Understanding biological systems through statistical physics

One of the trends in current physics researches is to apply the principles and knowledge of physics to problems usually considered to be outside the conventional boundary of physics. Biological physics is one of the interdisciplinary efforts leading this trend, and statistical physics, originally formulated to deal with a large number of degrees of freedom, may provide a valuable framework for deeper understanding of complex biological systems. Here I will introduce a few examples of theoretical approaches to biology-related problems. Biological systems in vivo usually exhibit nonequilibrium fluctuation behaviors, understanding of which is one of the most fundamental issues in statistical physics. In this respect, fluctuation theorems (FT) that allow to infer equilibrium properties of a system from nonequilibrium processes have recently attracted considerable attention. Considering a Gaussian chain model, I will illustrate the fundamental limitation in practical applications of FT, which is related to time asymmetry and the second law violation of thermodynamics. Secondly, the dynamics of micro-objects, far from equilibrium, in hydrodynamic medium such as ciliary propulsion using hydrodynamic synchronization and chiral molecule separation using shear flow will be discussed. Almost any living organism is immersed in watery solution where biological functions occur to maintain the everyday life. Despite its apparent importance, many aspects of micro-hydrodynamics in nonequilibrium situations are yet to be explored. Thirdly, selective gating function of nuclear pore complex (NPC) will be discussed.
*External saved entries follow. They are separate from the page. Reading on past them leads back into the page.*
@@ -457,12 +472,11 @@
     F.row_name_off = t->row_name_off; F.row_name_len = t->row_name_len;
     F.blob = t->blob; F.blob_cap = t->blob_cap;
     KxTimer tm(ctx, KXPU_T_FINALIZE);
-    select_rows_kernel<<<(t->cap + SF_WARPS * 32) / (SF_WARPS * 32), SF_WARPS * 32, 0, ctx->stream>>>(F);
-    KX_LAUNCHED(ctx);
+    KX_CUDA(ctx, kx_launch_pdl(ctx, select_rows_kernel, (t->cap + SF_WARPS * 32) / (SF_WARPS * 32), SF_WARPS * 32u, 0, F));
     const uint32_t want = (t->cap / 2 + SF_CTA_ROWS - 1) / SF_CTA_ROWS;
     const unsigned name_ctas = std::max<unsigned>(1u, std::min<unsigned>(want, 8u * ctx->sm_count));
     const unsigned grid = name_ctas + (nq ? join_ctas(ctx, nq) : 0u);
-    names_join_kernel<<<grid, SF_WARPS * 32, 0, ctx->stream>>>(F, name_ctas, d_keys, nq, d_rows);
+    names_join_kernel<<<grid, SF_WARPS * 32, 0, ctx->stream>>>(F, name_ctas, d_keys, nq, d_rows, ctx->h_ctl);
     KX_LAUNCHED(ctx);
     KX_CUDA(ctx, cudaGetLastError());
     return KXPU_OK;
@@ -606,7 +620,7 @@
         const bool zero_copy = small_path && join && join->src_text;
         if (!zero_copy) {
             if (join && join->h_rows && join->n) cudaMemcpyAsync(join->h_rows, join->d_rows, join->n * 4, cudaMemcpyDeviceToHost, ctx->stream);
-            cudaMemcpyAsync(ctx->h_ctl, t->dev.counters, KX_C_COUNT * 4, cudaMemcpyDeviceToHost, ctx->stream);
+            if (small_path) cudaMemcpyAsync(ctx->h_ctl, t->dev.counters, KX_C_COUNT * 4, cudaMemcpyDeviceToHost, ctx->stream);
         }
         cudaError_t e = cudaStreamSynchronize(ctx->stream);
         if (e != cudaSuccess) {
diff --git a/kata-xpu-device-plugin_b200/csrc/common.cuh b/kata-xpu-device-plugin_b200/csrc/common.cuh
--- a/kata-xpu-device-plugin_b200/csrc/common.cuh
+++ b/kata-xpu-device-plugin_b200/csrc/common.cuh
@@ -113,4 +113,7 @@
 __device__ __forceinline__ void kx_fence_sys() { asm volatile("fence.acq_rel.sys;" ::: "memory"); }
 
 __device__ __forceinline__ uint32_t kx_hash(uint32_t key) { return key * 0x9E3779B1u; }
+
+__device__ __forceinline__ void kx_pdl_wait() { asm volatile("griddepcontrol.wait;" ::: "memory"); }
+__device__ __forceinline__ void kx_pdl_trigger() { asm volatile("griddepcontrol.launch_dependents;" ::: "memory"); }
 #endif
diff --git a/kata-xpu-device-plugin_b200/csrc/finalize.cuh b/kata-xpu-device-plugin_b200/csrc/finalize.cuh
--- a/kata-xpu-device-plugin_b200/csrc/finalize.cuh
+++ b/kata-xpu-device-plugin_b200/csrc/finalize.cuh
@@ -462,6 +462,7 @@
 
 __global__ void __launch_bounds__(SF_WARPS * 32) select_rows_kernel(const FinalizeParams F) {
     __shared__ uint32_t s_cnt[SF_WARPS], s_row0;
+    kx_pdl_wait();
     if (sf_stand_back(F)) return;
     const uint32_t lane = threadIdx.x & 31u, wl = threadIdx.x >> 5;
     const uint32_t slot = blockIdx.x * blockDim.x + threadIdx.x;
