struct NoPre { static constexpr bool on = false; };
struct FlowPre {
    static constexpr bool on = true;
    Vec4<float> h0, h1, h2, pa[AVN_MAX_MANIFOLD_POINTS], pb[AVN_MAX_MANIFOLD_POINTS], pc[AVN_MAX_MANIFOLD_POINTS], pd[AVN_MAX_MANIFOLD_POINTS];
    Vec4<float> l1, a1, dp1, dq1, sa1, sb1, l2, a2, dp2, dq2, sa2, sb2;
    bool no1, no2;
    uint32_t tag1, tag2;
};
template <bool USE_BIAS, int STRIDE, bool COH = false, class PRE = NoPre>
__device__ __forceinline__ void solve_core_packed(const DW<float>& w, const StepParams<float>& p, uint32_t m, const BodyView<float>& bv, int i1, int i2, const PRE& pre = PRE()) {
    typedef float T;
    Vec4<T> h1, h0, h2;
    uint32_t S = w.m_stride;
    Vec4<T> pa[AVN_MAX_MANIFOLD_POINTS], pb[AVN_MAX_MANIFOLD_POINTS], pc[AVN_MAX_MANIFOLD_POINTS], pd[AVN_MAX_MANIFOLD_POINTS];
    if constexpr (PRE::on) {
        h1 = pre.h1; h0 = pre.h0; h2 = pre.h2;
#pragma unroll
        for (uint32_t k = 0; k < AVN_MAX_MANIFOLD_POINTS; ++k) { pa[k] = pre.pa[k]; pb[k] = pre.pb[k]; pc[k] = pre.pc[k]; pd[k] = pre.pd[k]; }
    } else {
        h1 = w.c_h1[m];
        h0 = w.m_n[m];
        h2 = w.m_tv[m];
#pragma unroll
        for (uint32_t k = 0; k < AVN_MAX_MANIFOLD_POINTS; ++k) {
            uint32_t s = k * S + m;
            pa[k] = w.c_pa[s]; pb[k] = w.c_pb[s]; pc[k] = w.c_pc[s]; pd[k] = w.c_pd[s];
        }
    }
    uint32_t cm = scalar_to_bits(h1.w);
    uint32_t np = cm & 7u;
    BodyRef<T> b1, b2;
    bool no1 = cm & AVN_CM_NOBODY1, no2 = cm & AVN_CM_NOBODY2;
    if constexpr (PRE::on) {
        no1 = pre.no1; no2 = pre.no2;
        body_from_recs<T, true>(pre.l1, pre.a1, pre.dp1, pre.dq1, pre.sa1, pre.sb1, no1, cm & AVN_CM_DOM1, b1);
        body_from_recs<T, true>(pre.l2, pre.a2, pre.dp2, pre.dq2, pre.sa2, pre.sb2, no2, cm & AVN_CM_DOM2, b2);
        b1.lin_w = b1.ang_w = __uint_as_float(pre.tag1); b2.lin_w = b2.ang_w = __uint_as_float(pre.tag2);
        if (np == 0) {
            store_body<T, STRIDE, COH>(bv, i1, no1, b1);
            store_body<T, STRIDE, COH>(bv, i2, no2, b2);
            return;
        }
    } else {
        load_body<T, true, STRIDE, COH>(bv, i1, no1, cm & AVN_CM_DOM1, b1);
        load_body<T, true, STRIDE, COH>(bv, i2, no2, cm & AVN_CM_DOM2, b2);
        if (np == 0) return;
    }
    BodyPair bp;
    bp.v = pair3(b1.v, b2.v); bp.om = pair3(b1.om, b2.om); bp.inv_mass = pair3(b1.inv_mass, b2.inv_mass);
    bp.I = Sym3<F2>{F2(b1.I.m00, b2.I.m00), F2(b1.I.m01, b2.I.m01), F2(b1.I.m02, b2.I.m02), F2(b1.I.m11, b2.I.m11), F2(b1.I.m12, b2.I.m12), F2(b1.I.m22, b2.I.m22)};
    Q4<F2> dq{F2(b1.dq.x, b2.dq.x), F2(b1.dq.y, b2.dq.y), F2(b1.dq.z, b2.dq.z), F2(b1.dq.w, b2.dq.w)};
    V3<T> normal = xyz<T>(h0);
    T friction = h0.w;
    SoftCoef<T> soft = (cm & AVN_CM_SOFT_ND) ? p.soft_non_dynamic : p.soft_dynamic;
    T delta_secs = p.h_adj;
    V3<T> delta_translation = b2.dp - b1.dp;
#pragma unroll
    for (uint32_t k = 0; k < AVN_MAX_MANIFOLD_POINTS; ++k) {
        if (k < np) {
            V3<F2> anchors = pair3(xyz<T>(pa[k]), xyz<T>(pb[k]));
            V3<F2> rw = qrot(dq, anchors);
            V3<T> delta_separation = delta_translation + (hi3(rw) - lo3(rw));
            T separation = dot(delta_separation, normal) + pa[k].w;
            V3<F2> vap = bp.v + cross(bp.om, anchors);
            V3<T> relative_velocity = hi3(vap) - lo3(vap);
            T normal_speed = dot(relative_velocity, normal);
            T eff_mass = pb[k].w, acc = pd[k].x;
            T impulse;
            if (separation > T(0)) {
                impulse = -eff_mass * (normal_speed + separation / delta_secs);
            } else if (USE_BIAS) {
                T bias = smax(soft.bias * separation, -p.max_overlap_solve_speed);
                T scaled_mass = soft.mass_scale * eff_mass;
                T scaled_impulse = soft.impulse_scale * acc;
                impulse = -scaled_mass * (normal_speed + bias) - scaled_impulse;
            } else {
                impulse = -eff_mass * normal_speed;
            }
            T new_impulse = smax(acc + impulse, T(0));
            impulse = new_impulse - acc;
            pd[k].x = new_impulse;
            pd[k].y = pd[k].y + new_impulse;
            apply_impulse(bp, impulse * normal, anchors);
        }
    }
    if (cm & AVN_CM_TANGENT) {
        V3<T> t0 = xyz<T>(h1), t1 = cross(t0, normal);
        V3<T> surface_velocity = xyz<T>(h2);
#pragma unroll
        for (uint32_t k = 0; k < AVN_MAX_MANIFOLD_POINTS; ++k) {
            if (k < np) {
                V3<F2> anchors = pair3(xyz<T>(pa[k]), xyz<T>(pb[k]));
                V3<F2> vap = bp.v + cross(bp.om, anchors);
                V3<T> relative_velocity = hi3(vap) - lo3(vap);
                T impulse_limit = friction * pd[k].x;
                V3<T> rv = relative_velocity + surface_velocity;
                T ts1 = dot(rv, t0), ts2 = dot(rv, t1);
                T t11 = ts1 * ts1, t22 = ts2 * ts2, t12 = ts1 * ts2;
                T inv = t11 * pc[k].x + t22 * pc[k].y + t12 * pc[k].z;
                T effective_mass = (t11 + t22) * (T(1) / inv);
                if (finite_t(effective_mass)) {
                    V2<T> delta{effective_mass * ts1, effective_mass * ts2};
                    V2<T> ni = clamp_length_max(V2<T>{pd[k].z - delta.x, pd[k].w - delta.y}, impulse_limit);
                    V2<T> di{ni.x - pd[k].z, ni.y - pd[k].w};
                    pd[k].z = ni.x; pd[k].w = ni.y;
                    apply_impulse(bp, di.x * t0 + di.y * t1, anchors);
                } else {
                    apply_impulse(bp, vzero<T>(), anchors);
                }
            }
        }
    }
#pragma unroll
    for (uint32_t k = 0; k < AVN_MAX_MANIFOLD_POINTS; ++k)
        if (k < np) w.c_pd[k * S + m] = pd[k];
    b1.v = lo3(bp.v); b1.om = lo3(bp.om); b2.v = hi3(bp.v); b2.om = hi3(bp.om);
    store_body<T, STRIDE, COH>(bv, i1, no1, b1);
    store_body<T, STRIDE, COH>(bv, i2, no2, b2);
}
template <class T, bool USE_BIAS, int STRIDE, bool COH = false> struct SolveDispatch {
    static __device__ __forceinline__ void run(const DW<T>& w, const StepParams<T>& p, uint32_t m, const BodyView<T>& bv, int i1, int i2) { solve_core<T, USE_BIAS, STRIDE, COH>(w, p, m, bv, i1, i2); }
};
template <bool USE_BIAS, int STRIDE, bool COH> struct SolveDispatch<float, USE_BIAS, STRIDE, COH> {
    static __device__ __forceinline__ void run(const DW<float>& w, const StepParams<float>& p, uint32_t m, const BodyView<float>& bv, int i1, int i2) { solve_core_packed<USE_BIAS, STRIDE, COH>(w, p, m, bv, i1, i2); }
};

namespace oct {
template <int CTRL> __device__ __forceinline__ float dpp(float x) { return __int_as_float(__builtin_amdgcn_update_dpp(0, __float_as_int(x), CTRL, 0xF, 0xF, true)); }
__device__ __forceinline__ float rot1(float x) { return dpp<0xC9>(x); }
__device__ __forceinline__ float rot2(float x) { return dpp<0xD2>(x); }
__device__ __forceinline__ float bx(float x) { return dpp<0x00>(x); }
__device__ __forceinline__ float by(float x) { return dpp<0x55>(x); }
__device__ __forceinline__ float bz(float x) { return dpp<0xAA>(x); }
__device__ __forceinline__ float partner(float x) {
    int t = __builtin_amdgcn_update_dpp(0, __float_as_int(x), 0x104 , 0xF, 0x5, false);
    t = __builtin_amdgcn_update_dpp(t, __float_as_int(x), 0x114 , 0xF, 0xA, false);
    return __int_as_float(t);
}
__device__ __forceinline__ float dot3(float a, float b) { const float p = a * b; return (bx(p) + by(p)) + bz(p); }
}

#define OCT_MANIFOLDS_PER_WAVE 8
template <bool USE_BIAS>
__device__ __forceinline__ void solve_core_oct(const DW<float>& w, const StepParams<float>& p, uint32_t m, uint32_t lane8) {
    using namespace oct;
    const uint32_t j = lane8 & 3u;
    const bool q = (lane8 & 4u) != 0u;
    auto sel = [&](float x, float y, float z) { return j == 0u ? x : (j == 1u ? y : z); };
    const Vec4<float> h1 = w.c_h1[m], h0 = w.m_n[m], h2 = w.m_tv[m];
    const uint32_t S = w.m_stride;
    Vec4<float> pa[AVN_MAX_MANIFOLD_POINTS], pb[AVN_MAX_MANIFOLD_POINTS], pc[AVN_MAX_MANIFOLD_POINTS], pd[AVN_MAX_MANIFOLD_POINTS];
#pragma unroll
    for (uint32_t k = 0; k < AVN_MAX_MANIFOLD_POINTS; ++k) {
        const uint32_t s = k * S + m;
        pa[k] = w.c_pa[s]; pb[k] = w.c_pb[s]; pc[k] = w.c_pc[s]; pd[k] = w.c_pd[s];
    }
    const int2 bi = w.m_bodies[m];
    const uint32_t cm = scalar_to_bits(h1.w);
    const uint32_t np = cm & 7u;
    const size_t o = (size_t)(q ? bi.y : bi.x);
    const Vec4<float> l4 = w.sb_lin[o], a4 = w.sb_ang[o], dp4 = w.sb_dp[o], dq4 = w.sb_dq[o], sa = w.si_a[o], sb = w.si_b[o];
    if (np == 0) return;
    const bool no_body = cm & (q ? AVN_CM_NOBODY2 : AVN_CM_NOBODY1);
    const bool ni = no_body || (cm & (q ? AVN_CM_DOM2 : AVN_CM_DOM1));
    float v0 = no_body ? 0.0f : sel(l4.x, l4.y, l4.z);
    float om0 = no_body ? 0.0f : sel(a4.x, a4.y, a4.z);
    const float dpj = no_body ? 0.0f : sel(dp4.x, dp4.y, dp4.z);
    const float b0 = no_body ? 0.0f : sel(dq4.x, dq4.y, dq4.z);
    const float qw = no_body ? 1.0f : dq4.w;
    const V3<float> em = effective_inv_mass<float>(sa.x, scalar_to_bits(sb.w));
    const float im = ni ? 0.0f : sel(em.x, em.y, em.z);
    const float I0 = ni ? 0.0f : sel(sa.y, sa.z, sa.w), I1 = ni ? 0.0f : sel(sa.z, sb.x, sb.y), I2 = ni ? 0.0f : sel(sa.w, sb.y, sb.z);
    const uint32_t neg = q ? 0u : 0x80000000u;
    auto signed_for_body = [&](float x) { return __uint_as_float(__float_as_uint(x) ^ neg); };
    auto d21 = [&](float x) {
        float r;
        asm("s_nop 1\n\tv_sub_f32_dpp %0, %1, %1 row_shl:4 row_mask:0xf bank_mask:0x5\n\tv_subrev_f32_dpp %0, %1, %1 row_shr:4 row_mask:0xf bank_mask:0xa" : "=&v"(r) : "v"(x));
// ... 133 lines not shown
    V3<T> normal = xyz<T>(w.m_n[m]);
    BodyRef<T> b1, b2;
    load_body<T, false, STRIDE, COH>(bv, i1, cm & AVN_CM_NOBODY1, cm & AVN_CM_DOM1, b1);
    load_body<T, false, STRIDE, COH>(bv, i2, cm & AVN_CM_NOBODY2, cm & AVN_CM_DOM2, b2);
    restitution_chain<T>(w, p, m, np, restitution, normal, b1, b2);
    store_body<T, STRIDE, COH>(bv, i1, cm & AVN_CM_NOBODY1, b1);
    store_body<T, STRIDE, COH>(bv, i2, cm & AVN_CM_NOBODY2, b2);
}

NPC is an important macromolecular structure in eukaryotes controlling all nucleo-cytoplasmic traffic and NPC proteins interact with each other forming a highly selective barrier that allows receptor-facilitated transports. Despite numerous studies, the three dimensional structure of this barrier and its mechanism of operation are still unrevealed. I will briefly sketch how simple polymer physics sheds light on the selective gating function of NPC.